Material provided Block Start

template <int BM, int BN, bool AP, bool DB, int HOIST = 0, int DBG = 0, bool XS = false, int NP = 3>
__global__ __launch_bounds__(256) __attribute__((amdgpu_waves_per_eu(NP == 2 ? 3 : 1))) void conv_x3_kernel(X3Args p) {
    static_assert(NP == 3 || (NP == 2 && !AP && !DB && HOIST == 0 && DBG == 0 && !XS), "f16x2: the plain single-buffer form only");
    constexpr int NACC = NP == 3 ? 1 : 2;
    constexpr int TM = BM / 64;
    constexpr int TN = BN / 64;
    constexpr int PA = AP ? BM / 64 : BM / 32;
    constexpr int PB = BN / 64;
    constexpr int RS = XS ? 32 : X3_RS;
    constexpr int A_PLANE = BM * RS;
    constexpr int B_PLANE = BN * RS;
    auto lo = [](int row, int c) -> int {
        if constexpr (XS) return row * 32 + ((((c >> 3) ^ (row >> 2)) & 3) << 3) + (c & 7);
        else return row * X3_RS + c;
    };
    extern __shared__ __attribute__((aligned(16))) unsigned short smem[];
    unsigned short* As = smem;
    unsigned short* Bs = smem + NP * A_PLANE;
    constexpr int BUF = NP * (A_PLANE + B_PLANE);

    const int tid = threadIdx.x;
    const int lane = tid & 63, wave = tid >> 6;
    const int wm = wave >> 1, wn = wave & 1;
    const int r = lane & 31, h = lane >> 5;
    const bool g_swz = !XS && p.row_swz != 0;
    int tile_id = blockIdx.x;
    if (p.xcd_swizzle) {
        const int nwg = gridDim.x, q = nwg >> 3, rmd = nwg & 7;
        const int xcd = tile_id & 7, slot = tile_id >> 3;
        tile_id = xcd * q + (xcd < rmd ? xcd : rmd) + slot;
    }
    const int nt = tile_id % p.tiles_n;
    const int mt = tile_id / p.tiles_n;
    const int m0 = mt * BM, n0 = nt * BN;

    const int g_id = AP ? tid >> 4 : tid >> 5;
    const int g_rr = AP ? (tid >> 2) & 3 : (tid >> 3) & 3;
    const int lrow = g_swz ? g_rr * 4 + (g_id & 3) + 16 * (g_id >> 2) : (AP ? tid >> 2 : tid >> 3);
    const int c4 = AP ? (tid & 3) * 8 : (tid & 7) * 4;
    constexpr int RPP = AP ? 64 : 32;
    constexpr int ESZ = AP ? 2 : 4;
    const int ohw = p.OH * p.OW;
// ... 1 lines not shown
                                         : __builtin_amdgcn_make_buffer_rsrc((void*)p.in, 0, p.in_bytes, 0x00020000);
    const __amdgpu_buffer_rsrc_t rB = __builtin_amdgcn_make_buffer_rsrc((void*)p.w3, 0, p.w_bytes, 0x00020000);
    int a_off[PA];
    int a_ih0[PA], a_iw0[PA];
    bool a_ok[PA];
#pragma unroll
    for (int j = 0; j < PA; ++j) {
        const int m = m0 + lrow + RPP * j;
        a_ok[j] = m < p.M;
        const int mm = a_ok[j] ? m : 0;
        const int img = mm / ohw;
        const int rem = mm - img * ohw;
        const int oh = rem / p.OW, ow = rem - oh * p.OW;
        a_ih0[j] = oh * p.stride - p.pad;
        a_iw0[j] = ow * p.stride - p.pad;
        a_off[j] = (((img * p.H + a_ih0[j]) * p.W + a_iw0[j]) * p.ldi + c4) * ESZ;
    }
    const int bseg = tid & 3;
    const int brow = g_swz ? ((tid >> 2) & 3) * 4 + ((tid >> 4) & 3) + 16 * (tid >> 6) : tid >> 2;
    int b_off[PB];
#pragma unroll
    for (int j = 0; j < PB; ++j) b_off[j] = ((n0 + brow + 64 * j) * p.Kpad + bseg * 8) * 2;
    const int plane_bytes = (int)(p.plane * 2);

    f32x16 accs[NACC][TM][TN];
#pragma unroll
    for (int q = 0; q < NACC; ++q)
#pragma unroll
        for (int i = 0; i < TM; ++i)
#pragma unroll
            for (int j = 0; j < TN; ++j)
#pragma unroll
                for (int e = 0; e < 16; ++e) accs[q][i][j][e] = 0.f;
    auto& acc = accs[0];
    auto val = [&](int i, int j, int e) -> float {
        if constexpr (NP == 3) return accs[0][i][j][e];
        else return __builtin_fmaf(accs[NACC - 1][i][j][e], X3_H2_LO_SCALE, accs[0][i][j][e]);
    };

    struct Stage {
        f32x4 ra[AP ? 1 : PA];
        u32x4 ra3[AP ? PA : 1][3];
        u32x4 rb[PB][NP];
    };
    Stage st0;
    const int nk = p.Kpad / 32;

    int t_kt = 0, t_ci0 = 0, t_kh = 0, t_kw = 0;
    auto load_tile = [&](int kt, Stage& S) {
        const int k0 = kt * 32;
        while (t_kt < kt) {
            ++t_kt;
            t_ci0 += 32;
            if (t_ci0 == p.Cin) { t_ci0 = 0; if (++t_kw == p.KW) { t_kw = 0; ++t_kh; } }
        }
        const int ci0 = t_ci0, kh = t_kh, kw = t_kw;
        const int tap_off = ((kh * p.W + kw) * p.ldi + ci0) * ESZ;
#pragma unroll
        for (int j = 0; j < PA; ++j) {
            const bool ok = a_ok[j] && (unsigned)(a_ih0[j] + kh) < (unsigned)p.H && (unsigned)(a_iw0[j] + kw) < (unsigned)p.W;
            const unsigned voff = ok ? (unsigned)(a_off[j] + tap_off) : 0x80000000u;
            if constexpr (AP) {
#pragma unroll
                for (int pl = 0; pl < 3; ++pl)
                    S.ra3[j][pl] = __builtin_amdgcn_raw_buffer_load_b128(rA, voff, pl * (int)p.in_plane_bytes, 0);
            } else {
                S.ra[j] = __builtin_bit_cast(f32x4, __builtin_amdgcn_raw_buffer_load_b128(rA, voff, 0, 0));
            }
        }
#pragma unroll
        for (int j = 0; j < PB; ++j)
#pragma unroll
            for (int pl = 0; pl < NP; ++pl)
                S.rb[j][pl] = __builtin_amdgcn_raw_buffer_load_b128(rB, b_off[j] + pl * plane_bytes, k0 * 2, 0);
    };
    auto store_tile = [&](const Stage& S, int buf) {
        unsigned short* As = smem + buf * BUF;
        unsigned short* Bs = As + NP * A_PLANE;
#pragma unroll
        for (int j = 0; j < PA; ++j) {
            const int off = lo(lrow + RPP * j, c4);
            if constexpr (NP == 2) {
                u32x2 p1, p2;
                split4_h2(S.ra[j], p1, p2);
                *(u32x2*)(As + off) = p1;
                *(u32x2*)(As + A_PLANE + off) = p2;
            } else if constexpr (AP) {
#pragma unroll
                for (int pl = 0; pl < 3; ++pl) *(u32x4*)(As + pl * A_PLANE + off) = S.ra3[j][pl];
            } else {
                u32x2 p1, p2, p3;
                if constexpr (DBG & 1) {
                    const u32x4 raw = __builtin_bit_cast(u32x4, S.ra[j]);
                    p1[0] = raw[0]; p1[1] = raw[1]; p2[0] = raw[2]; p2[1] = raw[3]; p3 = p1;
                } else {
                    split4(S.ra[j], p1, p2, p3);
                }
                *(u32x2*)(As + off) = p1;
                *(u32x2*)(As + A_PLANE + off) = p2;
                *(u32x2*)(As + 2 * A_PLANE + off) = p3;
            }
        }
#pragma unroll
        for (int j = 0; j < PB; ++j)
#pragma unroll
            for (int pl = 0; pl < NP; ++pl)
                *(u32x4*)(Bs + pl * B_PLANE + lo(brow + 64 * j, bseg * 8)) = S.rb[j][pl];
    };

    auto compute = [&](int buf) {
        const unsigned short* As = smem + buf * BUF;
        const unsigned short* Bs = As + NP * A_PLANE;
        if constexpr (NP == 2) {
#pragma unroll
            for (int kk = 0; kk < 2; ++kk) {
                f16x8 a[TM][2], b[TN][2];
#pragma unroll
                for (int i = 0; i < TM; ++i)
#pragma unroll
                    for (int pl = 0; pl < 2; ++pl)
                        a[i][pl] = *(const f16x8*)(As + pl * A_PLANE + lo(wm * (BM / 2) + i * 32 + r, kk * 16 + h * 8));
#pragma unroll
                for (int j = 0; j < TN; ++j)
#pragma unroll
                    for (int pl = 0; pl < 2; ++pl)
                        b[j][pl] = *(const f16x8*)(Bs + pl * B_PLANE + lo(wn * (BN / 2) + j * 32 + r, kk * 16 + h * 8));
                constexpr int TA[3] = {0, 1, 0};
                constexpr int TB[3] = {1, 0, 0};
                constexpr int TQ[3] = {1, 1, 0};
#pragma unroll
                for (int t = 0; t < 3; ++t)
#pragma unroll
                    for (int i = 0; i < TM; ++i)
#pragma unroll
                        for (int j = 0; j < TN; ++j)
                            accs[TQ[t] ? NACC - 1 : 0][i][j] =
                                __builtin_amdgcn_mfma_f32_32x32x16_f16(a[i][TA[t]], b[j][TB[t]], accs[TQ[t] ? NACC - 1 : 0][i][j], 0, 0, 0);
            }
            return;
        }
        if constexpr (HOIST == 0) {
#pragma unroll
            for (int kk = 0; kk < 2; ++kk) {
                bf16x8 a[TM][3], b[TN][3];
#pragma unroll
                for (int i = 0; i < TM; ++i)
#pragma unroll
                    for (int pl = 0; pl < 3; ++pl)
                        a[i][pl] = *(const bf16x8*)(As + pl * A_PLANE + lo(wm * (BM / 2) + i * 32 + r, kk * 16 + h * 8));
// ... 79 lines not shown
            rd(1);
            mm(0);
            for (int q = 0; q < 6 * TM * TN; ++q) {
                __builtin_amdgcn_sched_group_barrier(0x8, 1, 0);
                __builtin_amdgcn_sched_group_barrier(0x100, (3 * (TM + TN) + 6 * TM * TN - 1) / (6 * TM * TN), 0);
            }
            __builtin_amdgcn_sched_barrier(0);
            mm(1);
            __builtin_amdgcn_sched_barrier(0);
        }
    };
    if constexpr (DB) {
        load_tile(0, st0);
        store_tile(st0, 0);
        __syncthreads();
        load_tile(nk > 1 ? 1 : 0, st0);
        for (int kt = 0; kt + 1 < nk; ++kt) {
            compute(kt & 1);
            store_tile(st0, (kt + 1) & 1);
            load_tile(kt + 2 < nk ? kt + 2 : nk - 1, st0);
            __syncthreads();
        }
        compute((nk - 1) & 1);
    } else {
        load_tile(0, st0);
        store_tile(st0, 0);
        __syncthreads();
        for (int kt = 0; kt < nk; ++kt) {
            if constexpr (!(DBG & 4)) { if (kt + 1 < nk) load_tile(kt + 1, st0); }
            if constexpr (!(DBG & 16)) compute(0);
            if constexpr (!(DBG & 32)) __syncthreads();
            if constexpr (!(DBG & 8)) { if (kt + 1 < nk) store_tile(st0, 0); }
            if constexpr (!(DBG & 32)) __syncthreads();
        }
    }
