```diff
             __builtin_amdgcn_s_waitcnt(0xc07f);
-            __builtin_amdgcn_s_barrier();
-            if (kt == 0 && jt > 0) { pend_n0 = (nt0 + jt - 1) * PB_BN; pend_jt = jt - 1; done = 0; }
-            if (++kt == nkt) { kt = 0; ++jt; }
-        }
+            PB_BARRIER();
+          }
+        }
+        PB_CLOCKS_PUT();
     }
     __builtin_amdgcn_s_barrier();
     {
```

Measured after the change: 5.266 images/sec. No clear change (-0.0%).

Material provided Block End
Material provided Block Start

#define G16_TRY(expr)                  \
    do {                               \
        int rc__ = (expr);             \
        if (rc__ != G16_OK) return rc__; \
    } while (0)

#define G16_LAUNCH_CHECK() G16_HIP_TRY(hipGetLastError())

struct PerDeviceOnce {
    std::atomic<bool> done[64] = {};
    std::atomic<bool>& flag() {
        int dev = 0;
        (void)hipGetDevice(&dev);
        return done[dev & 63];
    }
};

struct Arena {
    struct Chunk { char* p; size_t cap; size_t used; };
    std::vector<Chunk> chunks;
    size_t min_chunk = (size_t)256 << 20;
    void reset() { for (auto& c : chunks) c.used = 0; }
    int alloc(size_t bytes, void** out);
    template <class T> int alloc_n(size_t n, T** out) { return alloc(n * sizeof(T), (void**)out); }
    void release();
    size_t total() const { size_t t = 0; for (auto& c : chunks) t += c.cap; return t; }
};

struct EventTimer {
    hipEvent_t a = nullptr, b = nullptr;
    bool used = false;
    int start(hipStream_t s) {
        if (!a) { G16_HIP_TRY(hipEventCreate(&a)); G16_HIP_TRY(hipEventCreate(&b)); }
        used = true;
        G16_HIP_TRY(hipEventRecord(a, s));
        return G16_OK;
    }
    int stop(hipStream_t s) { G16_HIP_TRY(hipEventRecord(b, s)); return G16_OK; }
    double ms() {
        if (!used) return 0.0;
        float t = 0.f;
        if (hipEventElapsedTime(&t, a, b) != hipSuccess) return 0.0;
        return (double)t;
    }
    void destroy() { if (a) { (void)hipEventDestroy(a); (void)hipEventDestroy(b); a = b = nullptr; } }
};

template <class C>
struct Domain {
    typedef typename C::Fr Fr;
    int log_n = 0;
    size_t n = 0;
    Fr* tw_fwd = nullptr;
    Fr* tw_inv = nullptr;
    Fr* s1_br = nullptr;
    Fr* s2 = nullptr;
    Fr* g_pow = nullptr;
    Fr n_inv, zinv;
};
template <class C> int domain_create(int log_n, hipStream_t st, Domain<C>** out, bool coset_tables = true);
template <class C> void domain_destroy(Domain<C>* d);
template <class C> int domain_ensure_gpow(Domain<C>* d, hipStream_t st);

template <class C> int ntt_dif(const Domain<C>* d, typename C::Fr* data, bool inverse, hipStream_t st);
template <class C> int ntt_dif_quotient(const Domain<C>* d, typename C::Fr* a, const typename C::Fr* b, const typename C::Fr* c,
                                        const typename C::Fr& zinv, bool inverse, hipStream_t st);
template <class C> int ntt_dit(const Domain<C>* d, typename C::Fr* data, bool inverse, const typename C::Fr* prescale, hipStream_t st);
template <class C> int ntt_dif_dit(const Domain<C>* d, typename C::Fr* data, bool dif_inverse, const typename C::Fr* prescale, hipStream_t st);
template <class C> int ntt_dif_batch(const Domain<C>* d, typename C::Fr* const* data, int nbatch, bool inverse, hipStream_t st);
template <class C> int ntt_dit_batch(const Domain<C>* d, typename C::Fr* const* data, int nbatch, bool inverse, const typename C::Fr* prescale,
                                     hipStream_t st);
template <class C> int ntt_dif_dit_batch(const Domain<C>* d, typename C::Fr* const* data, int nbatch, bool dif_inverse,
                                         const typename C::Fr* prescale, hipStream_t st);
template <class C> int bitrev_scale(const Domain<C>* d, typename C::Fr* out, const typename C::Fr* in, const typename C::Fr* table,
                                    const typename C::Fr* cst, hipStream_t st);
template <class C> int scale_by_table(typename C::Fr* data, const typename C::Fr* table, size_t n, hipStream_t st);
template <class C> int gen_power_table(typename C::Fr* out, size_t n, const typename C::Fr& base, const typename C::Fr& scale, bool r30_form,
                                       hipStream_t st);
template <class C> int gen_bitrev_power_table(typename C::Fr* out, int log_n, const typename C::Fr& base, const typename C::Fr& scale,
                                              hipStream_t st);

Material provided Block End
Material provided Block Start

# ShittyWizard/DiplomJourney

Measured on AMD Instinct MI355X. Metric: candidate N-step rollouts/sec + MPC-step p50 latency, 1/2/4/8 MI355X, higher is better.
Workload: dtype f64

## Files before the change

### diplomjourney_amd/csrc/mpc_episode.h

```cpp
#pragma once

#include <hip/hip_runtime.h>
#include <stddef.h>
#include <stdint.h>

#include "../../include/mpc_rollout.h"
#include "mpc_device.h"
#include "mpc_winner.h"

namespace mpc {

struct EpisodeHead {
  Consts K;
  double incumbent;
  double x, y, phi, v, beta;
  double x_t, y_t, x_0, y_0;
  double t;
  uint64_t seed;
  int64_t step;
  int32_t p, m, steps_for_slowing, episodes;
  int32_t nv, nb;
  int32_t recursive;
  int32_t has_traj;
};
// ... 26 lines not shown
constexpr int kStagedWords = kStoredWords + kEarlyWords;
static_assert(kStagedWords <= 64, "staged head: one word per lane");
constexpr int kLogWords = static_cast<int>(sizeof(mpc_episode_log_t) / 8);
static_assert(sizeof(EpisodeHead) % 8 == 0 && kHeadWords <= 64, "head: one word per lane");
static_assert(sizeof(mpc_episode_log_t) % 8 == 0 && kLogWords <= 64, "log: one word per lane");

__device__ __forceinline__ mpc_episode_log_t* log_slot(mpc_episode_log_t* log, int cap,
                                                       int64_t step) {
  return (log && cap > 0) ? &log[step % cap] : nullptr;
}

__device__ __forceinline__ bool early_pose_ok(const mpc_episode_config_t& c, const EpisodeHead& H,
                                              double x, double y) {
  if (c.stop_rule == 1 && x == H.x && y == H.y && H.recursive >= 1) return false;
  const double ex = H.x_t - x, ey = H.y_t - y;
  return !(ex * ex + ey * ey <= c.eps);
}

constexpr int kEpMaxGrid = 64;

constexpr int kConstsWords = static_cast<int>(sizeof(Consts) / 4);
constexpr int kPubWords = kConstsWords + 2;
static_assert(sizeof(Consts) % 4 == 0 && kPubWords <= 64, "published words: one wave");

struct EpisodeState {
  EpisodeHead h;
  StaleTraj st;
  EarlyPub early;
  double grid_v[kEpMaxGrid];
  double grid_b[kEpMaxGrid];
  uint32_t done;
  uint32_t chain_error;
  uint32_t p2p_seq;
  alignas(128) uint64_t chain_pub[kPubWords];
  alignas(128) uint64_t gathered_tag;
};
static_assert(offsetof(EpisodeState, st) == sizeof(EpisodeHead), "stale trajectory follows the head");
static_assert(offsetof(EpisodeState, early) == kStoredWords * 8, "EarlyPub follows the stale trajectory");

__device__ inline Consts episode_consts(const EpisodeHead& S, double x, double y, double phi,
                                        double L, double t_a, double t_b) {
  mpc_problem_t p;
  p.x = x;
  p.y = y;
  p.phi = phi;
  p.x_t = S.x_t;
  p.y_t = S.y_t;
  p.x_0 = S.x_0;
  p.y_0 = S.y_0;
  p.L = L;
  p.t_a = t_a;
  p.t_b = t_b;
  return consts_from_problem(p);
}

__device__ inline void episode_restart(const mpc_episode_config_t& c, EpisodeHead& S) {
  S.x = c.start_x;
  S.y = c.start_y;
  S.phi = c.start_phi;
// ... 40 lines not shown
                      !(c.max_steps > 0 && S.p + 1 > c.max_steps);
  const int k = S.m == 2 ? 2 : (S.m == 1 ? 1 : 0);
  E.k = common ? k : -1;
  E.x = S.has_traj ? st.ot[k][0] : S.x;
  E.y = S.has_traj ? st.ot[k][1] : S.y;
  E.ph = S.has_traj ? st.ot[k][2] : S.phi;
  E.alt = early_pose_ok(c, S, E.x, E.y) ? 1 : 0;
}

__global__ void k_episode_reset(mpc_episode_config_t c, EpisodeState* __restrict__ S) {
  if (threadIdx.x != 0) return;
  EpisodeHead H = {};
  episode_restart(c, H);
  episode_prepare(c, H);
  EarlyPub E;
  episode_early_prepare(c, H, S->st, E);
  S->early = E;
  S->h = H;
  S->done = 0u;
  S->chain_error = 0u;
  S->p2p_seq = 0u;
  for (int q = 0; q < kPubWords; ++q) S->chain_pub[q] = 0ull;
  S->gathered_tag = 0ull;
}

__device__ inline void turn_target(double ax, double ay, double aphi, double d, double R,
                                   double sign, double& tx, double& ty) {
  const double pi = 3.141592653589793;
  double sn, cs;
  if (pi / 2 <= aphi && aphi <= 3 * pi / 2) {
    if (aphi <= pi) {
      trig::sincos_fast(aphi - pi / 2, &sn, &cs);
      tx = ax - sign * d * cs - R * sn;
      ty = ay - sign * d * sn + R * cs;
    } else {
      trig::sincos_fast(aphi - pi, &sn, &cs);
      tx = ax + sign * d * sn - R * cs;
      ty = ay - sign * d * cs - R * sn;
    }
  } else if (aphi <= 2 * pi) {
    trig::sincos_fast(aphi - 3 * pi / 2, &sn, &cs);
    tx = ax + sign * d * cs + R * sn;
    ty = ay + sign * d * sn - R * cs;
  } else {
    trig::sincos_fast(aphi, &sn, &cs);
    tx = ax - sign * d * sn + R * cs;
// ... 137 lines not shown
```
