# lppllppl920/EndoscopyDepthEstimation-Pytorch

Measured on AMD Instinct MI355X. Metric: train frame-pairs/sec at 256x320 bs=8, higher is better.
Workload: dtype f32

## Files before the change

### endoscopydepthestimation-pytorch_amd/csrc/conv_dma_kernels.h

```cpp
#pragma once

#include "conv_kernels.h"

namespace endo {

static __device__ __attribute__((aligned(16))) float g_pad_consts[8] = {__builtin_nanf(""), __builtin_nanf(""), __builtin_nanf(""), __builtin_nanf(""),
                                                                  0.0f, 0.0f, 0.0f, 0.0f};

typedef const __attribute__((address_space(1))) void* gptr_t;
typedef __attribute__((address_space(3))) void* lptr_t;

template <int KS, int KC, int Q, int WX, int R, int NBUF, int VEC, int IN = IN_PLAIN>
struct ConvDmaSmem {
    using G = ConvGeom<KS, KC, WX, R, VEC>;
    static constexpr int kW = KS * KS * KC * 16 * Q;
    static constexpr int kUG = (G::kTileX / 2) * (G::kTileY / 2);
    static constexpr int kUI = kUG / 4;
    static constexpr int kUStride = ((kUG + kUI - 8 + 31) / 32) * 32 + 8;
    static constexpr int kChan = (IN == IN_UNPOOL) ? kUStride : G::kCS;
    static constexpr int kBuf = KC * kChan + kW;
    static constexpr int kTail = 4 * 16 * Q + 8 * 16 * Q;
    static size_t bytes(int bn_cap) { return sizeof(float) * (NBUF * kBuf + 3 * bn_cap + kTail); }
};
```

Material provided Block End

**How to complete this task:** Copy every line of the listing containing the string "kStoredWords".

**Response:**
constexpr int kStagedWords = kStoredWords + kEarlyWords;
static_assert(offsetof(EpisodeState, early) == kStoredWords * 8, "EarlyPub follows the stale trajectory");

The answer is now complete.